Выбрать главу

И вдруг, громом с ясного неба последовал телефонный, в грозном тоне составленный, вызов Рональда в город, к начальнику Районного МВД майору Королеву: явиться, мол, немедленно!

Шел в город для ремонта автокран с участка. Рональд забрался в его верхнюю кабинку и прибыл в назначенный час. Королев встретил его веселым смехом и дружеским рукопожатием!

— Слышь, Рональд Алексеевич! А ты, оказывается, правильно нам тогда доказывал! Ты, твою мать, никакой не немец! Это кто же тебе так подсуропил, а? На, расписывайся! Ссылка с тебя снята! Как ты есть натуральный русский человек, а никакой не немец! И крещен, и по московской бывшей прописке русским стоишь! Ну, бывай здоров! Поздравляю тебя! Теперь можешь хоть у нас работать, хоть уезжать, а в комендатуру отмечаться больше не ходи!

Рональд после переезда из города регистрировался у Аклаковского коменданта, притом не еженедельно, а лишь ежемесячно, да и то не очень регулярно из-за своих частых разъездов по трассе и на соседние участки. Комендант ограничивался звонком по телефону и ставил «галочку» в своих бумагах. Это не очень отягощало Рональда и Володю, но последний радовался за товарища, когда «свидания» в комендатуре отпали. Сам Володя тоже ожидал пересмотра дела. Для пересмотра вызвали его в Москву недели на две. Воротившись, он признался Рональду, что поразили его две диковины в столице: во-первых, телевизор! Больно хороша и заманчива эта штука! А, во-вторых... мавзолей: «Ты понимаешь — лежит товарищ! Лежит... И баста!».
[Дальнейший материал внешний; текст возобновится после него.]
+    const float g_in = lane < E ? gates[(size_t)s * E + lane] : 0.f;
+    const float lse_s = lse[s];
+    const float lc_in = lane < E ? lclean[(size_t)s * E + lane] : 0.f;
+    const float nz_in = noise != nullptr && lane < E ? noise[(size_t)s * E + lane] : 0.f;
+    const float f_in = lane < E ? f[lane] : 0.f;
+    mean = stats[2 * (size_t)s]; rstd = stats[2 * (size_t)s + 1];
+    int my_i = 0;
+    float my_dw = 0.f, my_pk = 0.f;
+    my_r = -1;
+    if (lane < K) {
+        my_r = row_of[(size_t)s * K + lane];
+        my_i = idx[(size_t)s * K + lane];
+        my_pk = probs[(size_t)s * K + lane];
+        my_dw = my_r >= 0 ? dw_row[my_r] : 0.f;
+    }
+    float den = 0.f;
+    for (int k = 0; k < K; ++k) den += __shfl_sync(0xffffffffu, my_pk, k);
+    den += 1e-6f;
+    const float dot = ab_warp_sum(my_dw * my_pk);
+    const float inv = 1.f / den;
+    const float my_dp = my_dw * inv - dot * inv * inv;
+    float dgate = 0.f, g = 0.f;
+    for (int k = 0; k < K; ++k) {
+        const int ik = __shfl_sync(0xffffffffu, my_i, k);
+        const float dpk = __shfl_sync(0xffffffffu, my_dp, k);
+        if (lane == ik) dgate += dpk;
+    }
+    if (lane < E) {
+        g = g_in;
+        dgate = fmaf(g_lb, f_in, dgate);
+    } else {
+        dgate = 0.f;
+    }
+    const float gd = ab_warp_sum(g * dgate);
+    dl = 0.f;
+    if (lane < E) {
+        dl = g * (dgate - gd) + g_rz * 2.f * lse_s * g;
+        a_db += dl;
+        if (noise) a_dn = fmaf(dl, nz_in, a_dn);
+    }
+    float t1 = 0.f, t2 = 0.f;
+    if (lane < E) {
+        t1 = dl * GS[lane];
+        t2 = dl * (lc_in - cvec[lane]);
+    }
+    m1 = ab_warp_sum(t1) / (float)Dm;
+    m2 = ab_warp_sum(t2) / (float)Dm;
 }
 
 template <typename T, int EM>
@@ -401,48 +511,11 @@
     const int nvec = Dm / V;
     float a_db = 0.f, a_dn = 0.f;
     for (int s = blockIdx.x * WARPS + warp; s < S; s += gridDim.x * WARPS) {
-        int my_r = -1, my_i = 0;
-        float my_dw = 0.f, my_pk = 0.f;
-        if (lane < K) {
-            my_r = row_of[(size_t)s * K + lane];
-            my_i = idx[(size_t)s * K + lane];
-            my_pk = probs[(size_t)s * K + lane];
-            my_dw = my_r >= 0 ? dw_row[my_r] : 0.f;
-        }
-        float den = 0.f;
-        for (int k = 0; k < K; ++k) den += __shfl_sync(0xffffffffu, my_pk, k);
-        den += 1e-6f;
-        const float dot = ab_warp_sum(my_dw * my_pk);
-        const float inv = 1.f / den;
-        const float my_dp = my_dw * inv - dot * inv * inv;
-        float dgate = 0.f, g = 0.f;
-        for (int k = 0; k < K; ++k) {
-            const int ik = __shfl_sync(0xffffffffu, my_i, k);
-            const float dpk = __shfl_sync(0xffffffffu, my_dp, k);
-            if (lane == ik) dgate += dpk;
-        }
-        if (lane < E) {
-            g = gates[(size_t)s * E + lane];
-            dgate = fmaf(g_lb, f[lane], dgate);
-        } else {
-            dgate = 0.f;
-        }
-        const float gd = ab_warp_sum(g * dgate);
-        float dl = 0.f;
-        if (lane < E) {
-            dl = g * (dgate - gd) + g_rz * 2.f * lse[s] * g;
-            dlogits[(size_t)s * E + lane] = dl;
-            a_db += dl;
-            if (noise) a_dn = fmaf(dl, noise[(size_t)s * E + lane], a_dn);
-        }
-        const float mean = stats[2 * (size_t)s], rstd = stats[2 * (size_t)s + 1];
-        float t1 = 0.f, t2 = 0.f;
-        if (lane < E) {
-            t1 = dl * GS[lane];
-            t2 = dl * (lclean[(size_t)s * E + lane] - cvec[lane]);
-        }
-        const float m1 = ab_warp_sum(t1) / (float)Dm;
-        const float m2 = ab_warp_sum(t2) / (float)Dm;
+        int my_r;
+        float dl, mean, rstd, m1, m2;
+        router_token_grad(s, lane, E, K, Dm, GS, cvec, stats, gates, idx, probs, lse, lclean, noise, f, g_lb, g_rz, dw_row, row_of,
+                          my_r, dl, mean, rstd, m1, m2, a_db, a_dn);
+        if (lane < E) dlogits[(size_t)s * E + lane] = dl;
         float dle[EM];
 #pragma unroll
         for (int e = 0; e < EM; ++e) dle[e] = __shfl_sync(0xffffffffu, dl, e);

Рональду выдали паспорт, где в графе пятой стояло: русский. Но... На задней крышке было оттиснуто: Положение о паспортах, ст. 38-А. Это означало запрет селиться в столицах, областных центрах и еще 247 пунктах нашего свободнейшего в мире государства рабочих и крестьян!

С этим новым паспортом он ехал из Енисейска к себе, на «Смолокурку», и задержался у Аклаковской чайной. Его окружили здесь работяги и знакомые инженеры, прорабы, топографы, мастера. Пропил он в этот вечер в чайной все деньги до копейки, напился почти до бесчувствия и очнулся на мосту через речку Загибаловку... Кто-то сердобольно довез его до дому и сдал на руки жене, кое-как уложившей его на диванчик.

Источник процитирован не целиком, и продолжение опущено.